Address Parsing & Comparison Rules
This document outlines the algorithmic logic used to compare addresses between CMS and PDS records. The logic is designed to handle the inconsistencies of manual data entry while operating without external validation tools.
Core Comparison Logic (AreAddressesEqual)
The comparison follows a strict hierarchy of rules. The process stops as soon as a rule is met.
-
Postcode Validation (Mandatory) The very first check is a postcode match.
-
Rule: Postcodes must match exactly (ignoring spaces and casing).
-
Result: If postcodes differ, the addresses are immediately marked as Unmatched.
-
Exact Match (The "Golden" Rule) We check if the primary address lines are identical.
-
Rule: Compare Address Line 1 from both records.
-
Result: If they are identical strings, the record is Matched.
-
Building Number Extraction & Fallback If strings aren't identical, we extract the "Building Number" (e.g., "12", "12A", or "12-14").
-
Preference: The parser looks at Line 1 first.
- Fallback: If Line 1 contains no digits, it attempts to extract a number from Line 2.
-
Result: If no building number can be found in either line for both records, they are Unmatched.
-
Flat & Apartment Detection This identifies scenarios where one system splits the flat and building number across two lines, while the other combines them or omits one.
-
Rule: If one record has numbers in both lines (e.g., Line 1: "Flat 2", Line 2: "16 High St") and the other only has one number (e.g., "16 High St"), we check for an intersection.
- Rule: We also check if the building number from Record A appears anywhere as a word inside Line 2 of Record B.
-
Result: If a cross-line match is found, the status is Uncertain (Reason: FlatMissing).
-
Range Matching Handles differences in how multi-building addresses are recorded.
-
Exact Range: "12-14" vs "12-14" = Matched.
- Partial Range: "12" vs "12-14". The logic checks if the single number falls within the numeric bounds of the range.
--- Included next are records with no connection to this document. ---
# AlejandroSilvestri/os1

Hardware: AMD Instinct MI355X
Metric: frames/sec extract+match, 1920x1080 @ 2000 ORB feats (higher is better)
Workload: dtype u8

## Files before the change

os1_amd/csrc/orbfe_extractor.hip:

```cpp
#include <hip/hip_runtime.h>
#include <unistd.h>
#include <sched.h>

#include <algorithm>
#include <cctype>
#include <chrono>
#include <cmath>
#include <cstdarg>
#include <cstdio>
#include <cstdlib>
#include <cstring>
#include <memory>
#include <mutex>
#include <string>
#include <thread>
#include <vector>

#include "../../include/orbfe.h"
#include "glibc_sincosf.h"
#include "host_pool.h"
#include "orbfe_internal.h"
#include "quadtree.h"

namespace orbfe {
// ... 292 lines not shown
    Q.minTh = minTh;
    long long off = 0, slot = 0;
    int cellBase = 0;
    size_t tableBytes = 0;
    for (int l = 0; l < nlevels; l++) {
      LevelGeom& L = Q.lv[l];
      L.w = cv_round_f((float)c * isf[l]);
      L.h = cv_round_f((float)r * isf[l]);
      const float width = (float)((L.w - kEdge + 3) - (kEdge - 3));
      const float height = (float)((L.h - kEdge + 3) - (kEdge - 3));
      L.nCols = (int)(width / 30.f);
      L.nRows = (int)(height / 30.f);
      if (L.nCols < 1 || L.nRows < 1) {
        set_err("image %dx%d too small: level %d (%dx%d) has no FAST cell", c, r, l, L.w, L.h);
        return ORBFE_ERR_TOO_SMALL;
      }
      L.wCell = (int)std::ceil(width / L.nCols);
      L.hCell = (int)std::ceil(height / L.nRows);
      {
        const int nIni = (int)roundf(static_cast<float>(L.w - 2 * kBorder) / (L.h - 2 * kBorder));
        if (nIni < 1 || nIni > 4) qtOk = false;
        kpSum += std::max(nfeat[l] + 4, 4 * std::max(nIni, 4));
      }
      L.cellBase = cellBase;
      cellBase += L.nCols * L.nRows;
      L.slotCap = (((L.wCell + 1) / 2) * ((L.hCell + 1) / 2) + 3) & ~3;
      L.slotBase = slot;
      slot += (long long)L.nCols * L.nRows * L.slotCap;
      if (l >= 1) {
        L.pitch = (int)align_up(L.w, 64);
        L.off = off;
        off += align_up((long long)L.pitch * L.h, 256);
        tableBytes += align_up(L.w * 4, 16) + align_up(L.w * 4, 16) + align_up(L.h * 4, 16) + align_up(L.h * 4, 16) + align_up(L.h * 4, 16);
      }
    }
    Q.ncells = cellBase;
    Q.slabBytes = off;
    Q.slotsPerFrame = slot;
    Q.candCap = slot;
    if (slot >= (1ll << 24)) qtOk = false;

    std::vector<uint8_t> tab(tableBytes);
    int rc = d_tables.ensure(tableBytes);
    if (rc) return rc;
    size_t cur = 0;
    const int* xofsH[kMaxLevels] = {};
    const int* yofsH[kMaxLevels] = {};
    for (int l = 1; l < nlevels; l++) {
      LevelGeom& L = Q.lv[l];
      const int sw = Q.lv[l - 1].w, sh = Q.lv[l - 1].h, dw = L.w, dh = L.h;
      const double scale_x = 1. / ((double)dw / sw), scale_y = 1. / ((double)dh / sh);
      int* xofs = (int*)(tab.data() + cur);
      xofsH[l] = xofs;
      L.xofs = (const int*)(d_tables.p + cur);
      cur += align_up(dw * 4, 16);
      short* xa = (short*)(tab.data() + cur);
      L.xalpha = (const short*)(d_tables.p + cur);
      cur += align_up(dw * 4, 16);
      int* yofs = (int*)(tab.data() + cur);
      yofsH[l] = yofs;
      L.yofs = (const int*)(d_tables.p + cur);
      cur += align_up(dh * 4, 16);
      short* yb = (short*)(tab.data() + cur);
      L.ybeta = (const short*)(d_tables.p + cur);
      cur += align_up(dh * 4, 16);
      unsigned* yc = (unsigned*)(tab.data() + cur);
// ... 5 lines not shown
        fx -= sx;
        if (sx < 0) { fx = 0; sx = 0; }
        if (sx >= sw - 1) { fx = 0; sx = sw - 1; }
        xofs[dx] = sx;
        xa[2 * dx] = sat_short(cv_round_f((1.f - fx) * 2048));
        xa[2 * dx + 1] = sat_short(cv_round_f(fx * 2048));
      }
      for (int dy = 0; dy < dh; dy++) {
        float fy = (float)((dy + 0.5) * scale_y - 0.5);
        int sy = cv_floor_f(fy);
        fy -= sy;
        yofs[dy] = sy;
        yc[dy] = (unsigned)std::min(std::max(sy, 0), sh - 1) | ((unsigned)std::min(std::max(sy + 1, 0), sh - 1) << 16);
        yb[2 * dy] = sat_short(cv_round_f((1.f - fy) * 2048));
        yb[2 * dy + 1] = sat_short(cv_round_f(fy * 2048));
      }
      for (int dy = dh; dy < (int)align_up(dh, 4); dy++) {
        yc[dy] = yc[dh - 1];
        yb[2 * dy] = yb[2 * (dh - 1)];
        yb[2 * dy + 1] = yb[2 * (dh - 1) + 1];
      }
      int maxW = 1, maxH = 1;
      for (int x0 = 0; x0 < dw; x0 += 64) {
        const int x1 = std::min(x0 + 64, dw) - 1;
        maxW = std::max(maxW, std::min(xofs[x1] + 1, sw - 1) - xofs[x0] + 1);
      }
      for (int y0 = 0; y0 < dh; y0 += 64) {
        const int y1 = std::min(y0 + 64, dh) - 1;
        const int r0 = std::min(std::max(yofs[y0], 0), sh - 1), r1 = std::min(std::max(yofs[y1] + 1, 0), sh - 1);
        maxH = std::max(maxH, r1 - r0 + 1);
      }
      L.rzPitch = (maxW + 3 + 3) & ~3;
      L.rzRows = maxH;
    }
    HIP_TRY(hipMemcpyAsync(d_tables.p, tab.data(), tableBytes, hipMemcpyHostToDevice, stream));
    auto buildCone = [&](int tile, int baseMin, ConeParams& out, DevBuf<ConeRange>& tabBuf, bool& ok) -> int {
      ok = false;
      if (!(nlevels >= 3 && scaleFactor <= 1.5f)) return ORBFE_OK;
      std::vector<ConeRange> coneTab;
      const int top = nlevels - 1;
      if (tile <= 0) {
        tile = 32;
        for (int t = 16; t < 32; t += 2)
          if (((Q.lv[top].w + t - 1) / t) * ((Q.lv[top].h + t - 1) / t) <= 256) { tile = t; break; }
      }
      const int tx = (Q.lv[top].w + tile - 1) / tile, ty = (Q.lv[top].h + tile - 1) / tile;
      coneTab.assign((size_t)(tx + ty) * kMaxLevels, ConeRange{0, 0});
      int maxW[kMaxLevels] = {}, maxH[kMaxLevels] = {};
      for (int b = 0; b < tx + ty; b++) {
        const bool isX = b < tx;
        int lo = (isX ? b : b - tx) * tile, hi = std::min(lo + tile, isX ? Q.lv[top].w : Q.lv[top].h) - 1;
        ConeRange* R = coneTab.data() + (size_t)b * kMaxLevels;
        for (int l = top;; l--) {
          R[l] = ConeRange{lo, hi};
          int& m = isX ? maxW[l] : maxH[l];
          m = std::max(m, hi - lo + 1);
          if (l == 0) break;
          const int dn = isX ? Q.lv[l].w : Q.lv[l].h, sn = isX ? Q.lv[l - 1].w : Q.lv[l - 1].h;
          const int* ofs = isX ? xofsH[l] : yofsH[l];
          const int nlo = lo == 0 ? 0 : std::min(std::max(ofs[lo], 0), sn - 1);
          const int nhi = hi == dn - 1 ? sn - 1 : std::min(std::max(ofs[hi] + 1, 0), sn - 1);
          lo = nlo; hi = nhi;
        }
      }
      for (int base = std::max(0, baseMin); base < top - 1; base++) {
        auto pitchOf = [&](int l) { return (maxW[l] + 3 + 3) & ~3; };
// ... 1726 lines not shown
```

os1_amd/csrc/orbfe_internal.h:

```cpp
#pragma once
#include <cstddef>
#include <cstdint>

#include "equidistant_tan.h"

namespace orbfe {

constexpr int kMaxLevels = 12;
constexpr int kEdge = 19;
constexpr int kBorder = 16;
constexpr int kHalfPatch = 15;
constexpr int kBlurRad = 18;
constexpr int kRawRad = kBlurRad + 3;

struct LevelGeom {
  int w, h;
  int pitch;
  long long off;
  int nCols, nRows;
  int wCell, hCell;
  int cellBase;
  int slotCap;
  long long slotBase;
  const int* xofs;
  const short* xalpha;
  const int* yofs;
  const short* ybeta;
  const unsigned* yofc;
  int rzPitch, rzRows;
};

struct FastCell {
  uint16_t ex0, ey0;
  uint8_t ew, pad0;
  uint8_t eh, level;
  uint32_t cell;
  uint32_t slotOff;
  uint32_t roiOff;
  uint32_t pitch;
  uint8_t wCell, hCell;
  uint16_t pad1;
  uint32_t geo;
};
static_assert(sizeof(FastCell) == 32, "one s_load_dwordx8 per FAST wave");

struct PyramidParams {
  LevelGeom lv[kMaxLevels];
  int nlevels;
  int ncells;
  long long slabBytes;
  long long slotsPerFrame;
  long long candCap;
  const uint8_t* const* frame0;
  const uint8_t* frameInline[2];
  long long stride0;
  uint8_t* slab;
  uint32_t* cellCount;
  uint32_t* slots;
  uint32_t* cand;
  uint32_t* levelStart;
  const FastCell* cells;
  const uint8_t* zeros;
// ... 116 lines not shown
```

os1_amd/csrc/orbfe_kernels.hip:

```cpp
#include <mutex>
#include <hip/hip_runtime.h>

#include <type_traits>

#include "glibc_sincosf.h"
#include "orbfe_internal.h"

namespace orbfe {

__device__ __forceinline__ int m24(int a, int b) { return __mul24(a, b); }
__device__ __forceinline__ unsigned mulu24(unsigned a, unsigned b) {
  unsigned r;
  asm("v_mul_u32_u24 %0, %1, %2" : "=v"(r) : "v"(a), "v"(b));
  return r;
}

constexpr int kRzTile = 64;

__global__ __launch_bounds__(256) void k_resize(PyramidParams P, int level) {
  extern __shared__ __align__(16) uint8_t rz[];
  const LevelGeom& D = P.lv[level];
  const LevelGeom& S = P.lv[level - 1];
  const int f = P.frameBase + blockIdx.z;
  const int tx0 = blockIdx.x * kRzTile, ty0 = blockIdx.y * kRzTile;
  const int tx1 = min(tx0 + kRzTile, D.w) - 1, ty1 = min(ty0 + kRzTile, D.h) - 1;
  const uint8_t* src;
  long long sstride;
  if (level == 1) {
    src = level0_of(P, f);
    sstride = P.stride0;
  } else {
    src = P.slab + (long long)f * P.slabBytes + S.off;
// ... 84 lines not shown
}
__device__ __forceinline__ unsigned mulu24_w1(unsigned b, unsigned hh) {
  unsigned r;
  asm("v_mul_u32_u24_sdwa %0, %1, %2 dst_sel:DWORD dst_unused:UNUSED_PAD src0_sel:DWORD src1_sel:WORD_1" : "=v"(r) : "v"(b), "v"(hh));
  return r;
}

template <int WA, int WB>
__device__ __forceinline__ unsigned mulu24_hh(unsigned a, unsigned b) {
  unsigned r;
  if (WA == 0 && WB == 0) asm("v_mul_u32_u24_sdwa %0, %1, %2 dst_sel:DWORD dst_unused:UNUSED_PAD src0_sel:WORD_0 src1_sel:WORD_0" : "=v"(r) : "v"(a), "v"(b));
  if (WA == 0 && WB == 1) asm("v_mul_u32_u24_sdwa %0, %1, %2 dst_sel:DWORD dst_unused:UNUSED_PAD src0_sel:WORD_0 src1_sel:WORD_1" : "=v"(r) : "v"(a), "v"(b));
  if (WA == 1 && WB == 0) asm("v_mul_u32_u24_sdwa %0, %1, %2 dst_sel:DWORD dst_unused:UNUSED_PAD src0_sel:WORD_1 src1_sel:WORD_0" : "=v"(r) : "v"(a), "v"(b));
  if (WA == 1 && WB == 1) asm("v_mul_u32_u24_sdwa %0, %1, %2 dst_sel:DWORD dst_unused:UNUSED_PAD src0_sel:WORD_1 src1_sel:WORD_1" : "=v"(r) : "v"(a), "v"(b));
  return r;
}

__device__ __forceinline__ int ld32(const void* base, unsigned byteOff) {
  return *reinterpret_cast<const int*>(reinterpret_cast<const char*>(base) + byteOff);
}

__device__ __forceinline__ const uint8_t* uniform_ptr(const uint8_t* p) {
  const uintptr_t v = reinterpret_cast<uintptr_t>(p);
  const unsigned lo = __builtin_amdgcn_readfirstlane((unsigned)v), hi = __builtin_amdgcn_readfirstlane((unsigned)(v >> 32));
  return reinterpret_cast<const uint8_t*>(((uintptr_t)hi << 32) | lo);
}

__device__ __forceinline__ unsigned pk_round2(unsigned x, unsigned y) {
  unsigned t;
  asm("v_pk_add_u16 %0, %1, %2\n\tv_pk_add_u16 %0, %0, 2 op_sel_hi:[1,0]\n\tv_pk_lshrrev_b16 %0, 2, %0 op_sel_hi:[0,1]" : "=&v"(t) : "v"(x), "v"(y));
  return t;
}

struct ResizeLevel {
  int dw, dh, dpitch;
  int sw, sh;
  long long sstride;
  long long doff, soff;
  const int* xofs;
  const short* xalpha;
  const unsigned* yofc;
  const short* ybeta;
  const uint8_t* const* frame0;
  const uint8_t* frameInline[2];
  uint8_t* slab;
  long long slabBytes;
  int frameBase;
  int fromLevel0;
};
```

- Result: A number within a range is marked as Uncertain (Reason: NumberRange).
Result Definitions
| Status | Meaning |
|---|---|
| Matched | High confidence. Postcodes match and primary building identifiers are identical. |
| Uncertain | Likely a match, but data is structured differently (e.g., flats or ranges). These should be manually sampled or verified. |
| Unmatched | No identifiable link found between the two address strings, or critical data (like building numbers) is missing. |
Why this order?
- Postcodes are the most reliable filter to eliminate noise quickly.
- Exact matches handle the majority of clean data with zero processing overhead.
- Number extraction and Flat logic are computationally more expensive and are only used as a "rescue" attempt for records that don't match cleanly but might still be the same location.